1812 Madison (61) + DW Clinton (43) = 104
1936 FD Roosevelt (54) + Landon (49) = 103
1924 Coolidge (52) + Davis (51) = 103
1908 Taft (51) + Bryan (48) = 99
1904 T Roosevelt (46) + Parker (52) = 98
1900 McKinley (57) + Bryan (40) = 97
1864 Lincoln (55) + McClellan (37) = 92
1860 Lincoln (51) + Breckinridge (39) = 90

1960 Kennedy (42) + Nixon (47) = 89
1896 McKinley (53) + Bryan (36) = 89

Note on methodology: I’ve taken candidates’ ages in whole calendar years on election day. (Which for Warren Harding was his 55th birthday, for all the good it did him.) In 1800 I count Adams (65) not Burr (44) as runner-up since that’s who voters thought they were choosing between in November. For 1872 I’ve counted Greeley (61) as losing candidate even though he died shortly after the election; most of his electoral votes went to Thomas Hendricks (53) who went on to be Tilden’s running mate in 1876 (they lost) and Cleveland’s in 1884 (they won, but Hendricks died a few months after taking office).
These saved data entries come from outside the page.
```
extern "C" int sta_bench_gemm(sta_handle* h, int M, int N, int K, int iters, int tile, int abl, float* ms_out, void* stream) {
    REQUIRE(h && ms_out && iters > 0, "bad argument");
    DEV_SCOPE(h->device);
    hipStream_t st = (hipStream_t)stream;
    const bool split = h->prec != STA_PREC_F16;
    int64_t bytes = ((int64_t)M * K + (int64_t)N * K) * 4 + (int64_t)M * N * 4 + N * 4 + (1 << 16);
    CHK(ensure_ws(h, bytes, st));
    h->dry = false;
    Bump ws = cur_bump(h);
    Planes A = ws.act(M, K, true);
    Lin Wt; Wt.N = N; Wt.K = K; Wt.w = ws.act(N, K, true);
    Wt.bias = (float*)ws.take((int64_t)N * 4);
    float* C = (float*)ws.take((int64_t)M * N * 4);
    unsigned long long* clk = (unsigned long long*)ws.take(16);
    REQUIRE(!ws.overflow, "internal: bench workspace overflow");
    hipLaunchKernelGGL(fill_rand_f16_kernel, dim3(2048), dim3(256), 0, st, A.hi, (int64_t)M * K * 2, 1u, 1.0f);
    hipLaunchKernelGGL(fill_rand_f16_kernel, dim3(2048), dim3(256), 0, st, Wt.w.hi, (int64_t)N * K * 2, 3u, 0.03f);
    HIPCHK(hipMemsetAsync(Wt.bias, 0, (size_t)N * 4, st));
    if (!split) { A.lo = nullptr; }
    GemmParams p = gp_dense(A, K, Wt, M);
    p.range = h->range;
    p.C32 = C; p.ldc = N; p.ldr = N; p.zero_page = h->zero_page;
    const int keep = h->gemm_variant;
    auto once = [&]() -> int {
#ifdef STA_BENCH_EXPERIMENTS
        if (tile >= 2 && abl > 0) {
            if (tile == 2) {
                switch (abl) {
                    case 1: return bench_launch2<256, 256, 2, 4, 1>(split, p, st);
                    case 2: return bench_launch2<256, 256, 2, 4, 2>(split, p, st);
                    case 3: return bench_launch2<256, 256, 2, 4, 3>(split, p, st);
                    case 4: return bench_launch2<256, 256, 2, 4, 4>(split, p, st);
                    case 5: return bench_launch2<256, 256, 2, 4, 5>(split, p, st);
                    case 6: return bench_launch2<256, 256, 2, 4, 6>(split, p, st);
                    default: return bench_launch2<256, 256, 2, 4, 7>(split, p, st);
                }
            }
            switch (abl) {
                case 1: return bench_launch2<192, 128, 2, 4, 1>(split, p, st);
                case 2: return bench_launch2<192, 128, 2, 4, 2>(split, p, st);
                case 3: return bench_launch2<192, 128, 2, 4, 3>(split, p, st);
                case 4: return bench_launch2<192, 128, 2, 4, 4>(split, p, st);
                case 5: return bench_launch2<192, 128, 2, 4, 5>(split, p, st);
                case 6: return bench_launch2<192, 128, 2, 4, 6>(split, p, st);
                default: return bench_launch2<192, 128, 2, 4, 7>(split, p, st);
            }
        }
#else
        if (abl > 0) return set_err("bench: main-loop ablations need a library built with -DSTA_BENCH_EXPERIMENTS");
#endif
        if (tile >= 100) {
            GemmParams q = p; q.resid = q.C32; q.ldr = q.ldc;
            switch (tile - 100) {
                case 6: return bench_launch2<192, 128, 2, 4, 0>(split, q, st);
                case 21: return bench_launch2<256, 256, 4, 4, 0>(split, q, st);
                case 22: return bench_launch2<192, 256, 3, 4, 0>(split, q, st);
#ifdef STA_BENCH_EXPERIMENTS
                case 2: return bench_launch2<256, 256, 2, 4, 0>(split, q, st);
                case 20: return bench_launch2<192, 128, 3, 2, 0>(split, q, st);
                case 23: return bench_launch2<128, 256, 2, 4, 0>(split, q, st);
                case 25: return bench_launch2<192, 96, 2, 3, 0>(split, q, st);
                case 26: return bench_launch2<384, 128, 4, 2, 0>(split, q, st);
#endif
                default: return set_err("bench: unknown residual tile %d", tile);
            }
        }
        if (tile == 21) return bench_launch2<256, 256, 4, 4, 0>(split, p, st);
        if (tile == 22) return bench_launch2<192, 256, 3, 4, 0>(split, p, st);
        if (tile == 6) return bench_launch2<192, 128, 2, 4, 0>(split, p, st);
#ifdef STA_BENCH_EXPERIMENTS
        if (tile == 16) { GemmParams q = p; q.mx = 1; return launch_gemm2<true, A_DENSE, EPI_F32, 192, 128, 2, 4, 2, true>(q, st); }
        if (tile == 17) { GemmParams q = p; q.mx = 1; q.resid = q.C32; q.ldr = q.ldc; return launch_gemm2<true, A_DENSE, EPI_F32, 192, 128, 2, 4, 2, true>(q, st); }
        if (tile == 20) return bench_launch2<192, 128, 3, 2, 0>(split, p, st);
        if (tile == 23) return bench_launch2<128, 256, 2, 4, 0>(split, p, st);
        if (tile == 25) return bench_launch2<192, 96, 2, 3, 0>(split, p, st);
        if (tile == 26) return bench_launch2<384, 128, 4, 2, 0>(split, p, st);
        if (tile == 2) return bench_launch2<256, 256, 2, 4, 0>(split, p, st);
        if (tile == 3) return bench_launch2<256, 128, 4, 2, 0>(split, p, st);
        if (tile == 10) return split ? launch_gemm2<true, A_DENSE, EPI_F32, 256, 128, 4, 2, 3>(p, st)
                                     : launch_gemm2<false, A_DENSE, EPI_F32, 256, 128, 4, 2, 3>(p, st);
        if (tile == 14) return bench_launch2<256, 256, 2, 4, 16>(split, p, st);
        if (tile == 15) return bench_launch2<192, 128, 2, 4, 16>(split, p, st);
        if (tile == 11) return bench_launch2<256, 256, 2, 4, 8>(split, p, st);
        if (tile == 12) return bench_launch2<192, 128, 2, 4, 8>(split, p, st);
        if (tile == 5) return bench_launch2<192, 256, 2, 4, 0>(split, p, st);
        if (tile == 13) { GemmParams q = p; q.resid = q.C32; q.ldr = q.ldc; return bench_launch2<192, 128, 2, 4, 0>(split, q, st); }
        if (tile == 7) return bench_launch2<192, 128, 2, 2, 0>(split, p, st);
        if (tile == 8) return bench_launch2<128, 192, 2, 2, 0>(split, p, st);
        if (tile == 9) return bench_launch2<128, 128, 2, 2, 0>(split, p, st);
#else
        if (tile > 1) return set_err("bench: tile %d is an experiment (build with -DSTA_BENCH_EXPERIMENTS); product tiles: 0 auto, 1, 6, 21, 22, +100 = in-place residual", tile);
#endif
        h->gemm_variant = tile == 1 ? 1 : 0;
        int r = launch_gemm<A_DENSE, EPI_F32>(h, p, st);
        h->gemm_variant = keep;
        return r;
    };
    hipEvent_t e0, e1;
    HIPCHK(hipEventCreate(&e0)); HIPCHK(hipEventCreate(&e1));
    for (int i = 0; i < 2; ++i) CHK(once());
    HIPCHK(hipEventRecord(e0, st));
    for (int i = 0; i < iters; ++i) CHK(once());
    HIPCHK(hipEventRecord(e1, st));
    HIPCHK(hipEventSynchronize(e1));
    HIPCHK(hipGetLastError());
    float ms = 0; HIPCHK(hipEventElapsedTime(&ms, e0, e1));
    *ms_out = ms / iters;
    HIPCHK(hipMemsetAsync(clk, 0, 16, st));
    p.clk_dbg = clk;
    for (int i = 0; i < 3; ++i) CHK(once());
    p.clk_dbg = nullptr;
    unsigned long long hc[2] = {0, 0};
    HIPCHK(hipMemcpyAsync(hc, clk, 16, hipMemcpyDeviceToHost, st));
    HIPCHK(hipStreamSynchronize(st));
    g_bench_ghz = hc[1] ? (float)((double)hc[0] / ((double)hc[1] / 100e6) * 1e-9) : 0.f;
    hipEventDestroy(e0); hipEventDestroy(e1);
    return 0;
}


extern "C" int sta_bench_gemm_stamps(sta_handle* h, int M, int N, int K, int resid, double* out, unsigned long long* raw, int raw_cap, void* stream) {
    REQUIRE(h && out && M > 0 && N > 0 && K > 0, "bad argument");
    DEV_SCOPE(h->device);
    hipStream_t st = (hipStream_t)stream;
    int64_t bytes = ((int64_t)M * K + (int64_t)N * K) * 4 + (int64_t)M * N * 4 + N * 4 + (int64_t)8192 * 32 + (1 << 16);
    CHK(ensure_ws(h, bytes, st));
    h->dry = false;
    Bump ws = cur_bump(h);
    Planes A = ws.act(M, K, true);
    Lin Wt; Wt.N = N; Wt.K = K; Wt.w = ws.act(N, K, true);
    Wt.bias = (float*)ws.take((int64_t)N * 4);
    float* C = (float*)ws.take((int64_t)M * N * 4);
    const int cap = 8192;
    unsigned long long* stamps = (unsigned long long*)ws.take((int64_t)cap * 32);
    REQUIRE(!ws.overflow && h->prec != STA_PREC_F16, "internal: bench workspace overflow / f16x3 only");
    hipLaunchKernelGGL(fill_rand_f16_kernel, dim3(2048), dim3(256), 0, st, A.hi, (int64_t)M * K * 2, 1u, 1.0f);
    hipLaunchKernelGGL(fill_rand_f16_kernel, dim3(2048), dim3(256), 0, st, Wt.w.hi, (int64_t)N * K * 2, 3u, 0.03f);
    HIPCHK(hipMemsetAsync(Wt.bias, 0, (size_t)N * 4, st));
    HIPCHK(hipMemsetAsync(C, 0, (size_t)M * N * 4, st));
    GemmParams p = gp_dense(A, K, Wt, M);
    p.range = h->range;
    p.C32 = C; p.ldc = N; p.ldr = N; p.zero_page = h->zero_page;
    if (resid) { p.resid = C; p.slab = h->cur->slab; }
    int ks = 0;
    auto launch = [&](GemmParams& q) -> int {
        if (resid == 2 && !small_grid(h, M, N)) { q.slab = nullptr; return launch_gemm<A_DENSE, EPI_F32R>(h, q, st, &ks); }
        return launch_gemm<A_DENSE, EPI_F32>(h, q, st, &ks);
    };
    hipEvent_t e0, e1;
    HIPCHK(hipEventCreate(&e0)); HIPCHK(hipEventCreate(&e1));
    for (int i = 0; i < 3; ++i) CHK(launch(p));
    HIPCHK(hipMemsetAsync(stamps, 0, (size_t)cap * 32, st));
    p.stamps = stamps;
    CHK(launch(p));
    HIPCHK(hipMemsetAsync(stamps, 0, (size_t)cap * 32, st));
    HIPCHK(hipStreamSynchronize(st));
    HIPCHK(hipEventRecord(e0, st));
    CHK(launch(p));
    HIPCHK(hipEventRecord(e1, st));
    HIPCHK(hipEventSynchronize(e1));
    float ms = 0; HIPCHK(hipEventElapsedTime(&ms, e0, e1));
    std::vector<unsigned long long> hs((size_t)cap * 4);
    HIPCHK(hipMemcpy(hs.data(), stamps, (size_t)cap * 32, hipMemcpyDeviceToHost));
    hipEventDestroy(e0); hipEventDestroy(e1);
    if (raw) memcpy(raw, hs.data(), (size_t)(raw_cap < cap ? raw_cap : cap) * 32);
    std::vector<double> pro, loop, epi, whole;
    unsigned long long t0min = ~0ull, t0max = 0, t3min = ~0ull, t3max = 0;
    for (int b = 0; b < cap; ++b) {
        const unsigned long long* q = &hs[(size_t)b * 4];
        if (!q[3]) continue;
        pro.push_back((double)(q[1] - q[0]) * 0.01); loop.push_back((double)(q[2] - q[1]) * 0.01); epi.push_back((double)(q[3] - q[2]) * 0.01);
        whole.push_back((double)(q[3] - q[0]) * 0.01);
        if (q[0] < t0min) t0min = q[0]; if (q[0] > t0max) t0max = q[0];
        if (q[3] < t3min) t3min = q[3]; if (q[3] > t3max) t3max = q[3];
    }
    REQUIRE(!pro.empty(), "no stamps recorded (this shape did not run on a gemm2 family)");
    auto med = [](std::vector<double>& v) { std::sort(v.begin(), v.end()); return v[v.size() / 2]; };
    out[0] = (double)pro.size(); out[1] = (double)(t3max - t0min) * 0.01; out[2] = med(pro); out[3] = med(loop); out[4] = med(epi);
    out[5] = (double)(t0max - t0min) * 0.01; out[6] = (double)(t3max - t3min) * 0.01; out[7] = ms * 1e3; out[8] = ks; out[9] = med(whole);
    return 0;
}

extern "C" int sta_bench_attention(sta_handle* h, int S, int heads, int nq, int nk, int pose, int iters, int which, float* ms_out, void* stream) {
    REQUIRE(h && ms_out && iters > 0 && S > 0 && heads > 0 && nq > 0 && nk > 0, "bad argument");
    DEV_SCOPE(h->device);
    hipStream_t st = (hipStream_t)stream;
    const bool split = h->prec != STA_PREC_F16;
    const int nmax = (nq > nk ? nq : nk) + (pose ? 1 : 0), npad = rup(nmax, 64);
    const int64_t hsz = (int64_t)S * heads * npad * 64, M = (int64_t)S * nq + (pose ? S : 0);
    CHK(ensure_ws(h, (3 * hsz + M * heads * 64) * 4 + (1 << 16), st));
    h->dry = false;
    Bump ws = cur_bump(h);
    QKVOut o; o.npad = npad; o.q = ws.planes(hsz, true); o.k = ws.planes(hsz, true); o.vt = ws.planes(hsz, true);
    Planes ao = ws.act(M, heads * 64, true);
    REQUIRE(!ws.overflow, "internal: bench workspace overflow");
    if (!split) { o.q.lo = o.k.lo = o.vt.lo = nullptr; ao.lo = nullptr; }
    hipLaunchKernelGGL(fill_rand_f16_kernel, dim3(2048), dim3(256), 0, st, o.q.hi, hsz * 2, 5u, 1.0f);
    hipLaunchKernelGGL(fill_rand_f16_kernel, dim3(2048), dim3(256), 0, st, o.k.hi, hsz * 2, 7u, 1.0f);
    hipLaunchKernelGGL(fill_rand_f16_kernel, dim3(2048), dim3(256), 0, st, o.vt.hi, hsz * 2, 9u, 1.0f);
    REQUIRE(which == 0, "sta_bench_attention: no alternative kernel in this build");
    hipEvent_t e0, e1;
    HIPCHK(hipEventCreate(&e0)); HIPCHK(hipEventCreate(&e1));
    int rc = 0;
    for (int i = 0; i < 2 && rc == 0; ++i) rc = run_attn(h, o, ao, heads * 64, S, heads, nq, nk, 0, st, pose != 0);
    HIPCHK(hipEventRecord(e0, st));
    for (int i = 0; i < iters && rc == 0; ++i) rc = run_attn(h, o, ao, heads * 64, S, heads, nq, nk, 0, st, pose != 0);
    HIPCHK(hipEventRecord(e1, st));
    if (rc != 0) return rc;
    HIPCHK(hipEventSynchronize(e1));
    float ms = 0; HIPCHK(hipEventElapsedTime(&ms, e0, e1));
    *ms_out = ms / iters;
    hipEventDestroy(e0); hipEventDestroy(e1);
    return 0;
}
#endif
```

Before: 182.5 pairs/s.

## Switch non-MX GEMM inner loop to 16x16x32 MFMA with permlane remap

```diff
diff --git a/vista_slam_amd/csrc/gemm2.h b/vista_slam_amd/csrc/gemm2.h
--- a/vista_slam_amd/csrc/gemm2.h
+++ b/vista_slam_amd/csrc/gemm2.h
@@ -258,6 +258,8 @@
     const int wave = __builtin_amdgcn_readfirstlane(tid >> 6);
     const int wm = wave / WAVES_N, wn = wave % WAVES_N;
     const int l31 = lane & 31, lhi = lane >> 5;
+    const int m16 = lane & 15, g16 = lane >> 4;
+    const int a_perm = (m16 & 3) | ((m16 & 4) << 1) | ((m16 & 8) >> 1);
     unsigned long long clk0 = 0, rt0 = 0;
     if (p.clk_dbg) { clk0 = __builtin_readcyclecounter(); rt0 = __builtin_amdgcn_s_memrealtime(); }
     unsigned long long st0 = 0, st1 = 0, st2 = 0;
@@ -367,6 +369,14 @@
         for (int j = 0; j < NT; ++j)
 #pragma unroll
             for (int r = 0; r < 16; ++r) acc[i][j][r] = 0.f;
+    constexpr bool ACC16 = !MX && !TRN;
+    floatx4 acc4[ACC16 ? MT : 1][ACC16 ? NT : 1][2][2];
+#pragma unroll
+    for (int i = 0; i < (ACC16 ? MT : 1); ++i)
+#pragma unroll
+        for (int j = 0; j < (ACC16 ? NT : 1); ++j)
+#pragma unroll
+            for (int b = 0; b < 4; ++b) acc4[i][j][b >> 1][b & 1] = floatx4{0.f, 0.f, 0.f, 0.f};
 
     const int nkt_all = p.K / GEMM_BK;
     const int kt0 = (int)((int64_t)kslice * nkt_all / ksplit);
@@ -389,11 +399,23 @@
     }
 
     const bool late_dma = (ABL & 8) && !RING && wave >= NW / 2;
+    auto relu_frag = [](half8& hi, half8& lo) {
+        union { half8 h; unsigned u[4]; } ah, al;
+        ah.h = hi; al.h = lo;
+#pragma unroll
+        for (int w = 0; w < 4; ++w) {
+            const unsigned sgn = (ah.u[w] >> 15) & 0x00010001u;
+            const unsigned m = (sgn << 16) - sgn;
+            ah.u[w] &= ~m;
+            if (SPLIT) al.u[w] &= ~m;
+        }
+        hi = ah.h; if (SPLIT) lo = al.h;
+    };
     auto compute_tile = [&](const int cur, const int kt, auto relu_c) {
         constexpr bool RELU = AMODE == A_CONV3 && decltype(relu_c)::value;
         const char* sA = smem + cur * STAGE;
         const char* sB = sA + A_TILE;
-        if (MX) {
+        if constexpr (MX) {
             typedef int int4v __attribute__((ext_vector_type(4)));
             typedef int int8v __attribute__((ext_vector_type(8)));
             half8 ah[MT], bh[NT];
@@ -444,81 +466,99 @@
                 for (int j = 0; j < NT; ++j)
                     acc[i][j] = TRN ? __builtin_amdgcn_mfma_scale_f32_32x32x64_f8f6f4(b8[j].v, a8[i].v, acc[i][j], 0 , 1 , 0, sc_b, 0, sc_a)
                                     : __builtin_amdgcn_mfma_scale_f32_32x32x64_f8f6f4(a8[i].v, b8[j].v, acc[i][j], 1 , 0 , 0, sc_a, 0, sc_b);
-            return;
-        }
-        half8 a_hi[MT], a_lo[MT], b_hi[NT], b_lo[NT];
+        } else if constexpr (TRN) {
+            half8 a_hi[MT], a_lo[MT], b_hi[NT], b_lo[NT];
+#pragma unroll
+            for (int ks = 0; ks < 2; ++ks) {
+                const int chunk = ks * 2 + lhi;
+#pragma unroll
+                for (int i = 0; i < MT; ++i) {
+                    const int ra = wm * WM + i * 32 + l31;
+                    a_hi[i] = *reinterpret_cast<const half8*>(sA + lds2_off<SPLIT>(ra, chunk));
+                    if (SPLIT) a_lo[i] = *reinterpret_cast<const half8*>(sA + lds2_off<SPLIT>(ra, 4 + chunk));
+                    if (RELU) relu_frag(a_hi[i], a_lo[i]);
+                }
+#pragma unroll
+                for (int j = 0; j < NT; ++j) {
+                    const int rb = wn * WN + j * 32 + l31;
+                    b_hi[j] = *reinterpret_cast<const half8*>(sB + lds2_off<SPLIT>(rb, chunk));
+                    if (SPLIT) b_lo[j] = *reinterpret_cast<const half8*>(sB + lds2_off<SPLIT>(rb, 4 + chunk));
+                }
+                if (SPLIT) {
+#pragma unroll
+                    for (int i = 0; i < MT; ++i)
+#pragma unroll
+                        for (int j = 0; j < NT; ++j) acc[i][j] = __builtin_amdgcn_mfma_f32_32x32x16_f16(b_hi[j], a_lo[i], acc[i][j], 0, 0, 0);
+#pragma unroll
+                    for (int i = 0; i < MT; ++i)
+#pragma unroll
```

I have not counted third or lower placed candidates at all (thus excluding incumbent President Taft in 1912, when he was 55, a year older than Theodore Roosevelt and ten months younger than Woodrow Wilson).

Incidentally the older candidate has won 34 times, and the younger 25 times. But those 34 include three elections which were really acclamations (1788, 1792 and 1820) so the fact that the Adamses were younger than Washington or Monroe doesn’t really matter (indeed, there are good grounds for excluding those elections from my list entirely). The most recent period shows a shift of fortune toward (relative) youth; of the 18 most recent elections, the younger candidate has won nine and the older also nine; the younger candidate has won the popular vote in seven of the last eight elections (but lost twice in the electoral college).

Henry Gassaway Davis was the Democratic Party’s candidate for Vice-President in 1904; election day was shortly before his 81st birthday. He and his presidential candidate, Alton B. Parker, lost the popular vote to Theodore Roosevelt and Charles Fairbanks by a margin of 19% in the popular vote and by 336 to 140 in the electoral college. Until this year, he was the only octogenarian candidate to have been in either top spot. (He lived another eleven and a half years.)